Saat The Documentary diluncurkan, Game telah melalui berbagai kesulitan. Jayceon Taylor lahir pada tahun 1979 di Compton yang sudah terpecah oleh divisi geng: Ibunya, Lynette, adalah seorang Hoover Crip, sementara ayahnya, George, berasal dari set Crip lainnya, Nutty Blocc; saudaranya, Jevon, mengikuti ayahnya ke set yang terakhir. Tetapi ketika Jevon berusia 17 tahun, ia ditembak saat terjadi perselisihan di pom bensin. Tak lama setelah mengunjungi Jevon di rumah sakit, Jayceon, yang hanya berusia 13 tahun pada saat itu, menerima kabar bahwa saudaranya telah meninggal dunia.

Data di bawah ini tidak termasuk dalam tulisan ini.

-            clk2.mark("launch_persist: hipFuncSetAttribute");                                                                   \
-            int per_cu = 0;                                                                                                     \
-            HIPCHK(c, hipOccupancyMaxActiveBlocksPerMultiprocessor(&per_cu, fn, kPersistT, ps.lds_bytes));                      \
+            int per_cu = 0, per_cu_base = 0;                                                                                    \
+            if (res_form && ps.res_lds_bytes != 0) {                                                                            \
+                HIPCHK(c, hipFuncSetAttribute(fn, hipFuncAttributeMaxDynamicSharedMemorySize, (int)ps.res_lds_bytes));          \
+                HIPCHK(c, hipOccupancyMaxActiveBlocksPerMultiprocessor(&per_cu, fn, kPersistT, ps.res_lds_bytes));              \
+                HIPCHK(c, hipOccupancyMaxActiveBlocksPerMultiprocessor(&per_cu_base, fn, kPersistT, ps.lds_bytes));             \
+                if ((int64_t)per_cu * c->n_cu < (int64_t)a.G) ps.res_lds_bytes = 0, per_cu = per_cu_base;                       \
+            } else {                                                                                                            \
+                HIPCHK(c, hipFuncSetAttribute(fn, hipFuncAttributeMaxDynamicSharedMemorySize, (int)ps.lds_bytes));              \
+                clk2.mark("launch_persist: hipFuncSetAttribute");                                                               \
+                HIPCHK(c, hipOccupancyMaxActiveBlocksPerMultiprocessor(&per_cu, fn, kPersistT, ps.lds_bytes));                  \
+                per_cu_base = per_cu;                                                                                           \
+            }                                                                                                                   \
             clk2.mark("launch_persist: occupancy query");                                                                       \
             if ((int64_t)per_cu * c->n_cu < (int64_t)a.G) return FDAPDE_EUNSUPPORTED;    \
-            ps.attr_set = fn, ps.per_cu = per_cu;                                                                               \
+            ps.attr_set = fn, ps.per_cu = per_cu, ps.per_cu_base = per_cu_base;                                                 \
         }                                                                                                                       \
         const unsigned ncol = a.n_cols > 1 ? (unsigned)a.n_cols : 1u;                                                           \
-        if ((int64_t)ps.per_cu * c->n_cu < (int64_t)a.G * ncol) return FDAPDE_EUNSUPPORTED;                                     \
-        if (c->persist_coop) HIPCHK(c, hipLaunchCooperativeKernel(fn, dim3(a.G, ncol), dim3(kPersistT), kargs, (unsigned)ps.lds_bytes, st)); \
-        else hipLaunchKernelGGL((k_cg_persist<R_, ST_, SY_, DI_>), dim3(a.G, ncol), dim3(kPersistT), ps.lds_bytes, st, a);      \
+        const bool res_go = res_form && ps.res_lds_bytes != 0 && (int64_t)ps.per_cu * c->n_cu >= (int64_t)a.G * ncol;           \
+        if ((int64_t)(res_go ? ps.per_cu : ps.per_cu_base) * c->n_cu < (int64_t)a.G * ncol) return FDAPDE_EUNSUPPORTED;         \
+        const size_t lds_go = res_go ? ps.res_lds_bytes : ps.lds_bytes;                                                         \
+        a.res_plan = res_go ? ps.res_plan.p : nullptr, a.res_depth = res_go ? ps.res_depth.p : nullptr;                         \
+        if (c->persist_coop) HIPCHK(c, hipLaunchCooperativeKernel(fn, dim3(a.G, ncol), dim3(kPersistT), kargs, (unsigned)lds_go, st)); \
+        else hipLaunchKernelGGL((k_cg_persist<R_, ST_, SY_, DI_>), dim3(a.G, ncol), dim3(kPersistT), lds_go, st, a);            \
     } while (0)
 #define PERSIST_GO2(R_, ST_)                                                                                                    \
     do {                                                                                                                        \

Setelah kepergian Jevon, Jayceon mengikuti saudara tirinya, yang juga bernama George — tetapi lebih dikenal sebagai Big Fase 100 — ke dalam set Blood, Cedar Block Pirus. Melalui tahun remajanya dan memasuki usia 20-an, ia kehilangan beberapa teman dekat dan terjerat dalam aktivitas yang pada akhirnya akan membawanya pada upaya untuk mengambil nyawanya. Bertahan hidup di periode ini hanya menekankan rasa takdir yang akan mendorong Game memasuki fase berikutnya dalam hidupnya.
Sejak saat ia meninggalkan rumah sakit, Game bekerja keras untuk menyempurnakan suaranya, merekam mixtape sendiri dan membuat jalan masuk ke industri, terutama dengan JT the Bigga Figga, rapper asal San Francisco dan pendiri Get Low Recordz, yang pada akhirnya menerbitkan beberapa album dari karyanya yang awal dan independen. Label-label besar segera mengincarnya. P. Diddy hampir menandatangani kontrak dengannya untuk Bad Boy Records, tetapi disingkirkan oleh penduduk asli Compton lainnya: Dr. Dre, sosok yang akan memberikan bayangan terpanjang atas karier Game, dan warisan yang sangat ingin dihormati oleh rapper tersebut.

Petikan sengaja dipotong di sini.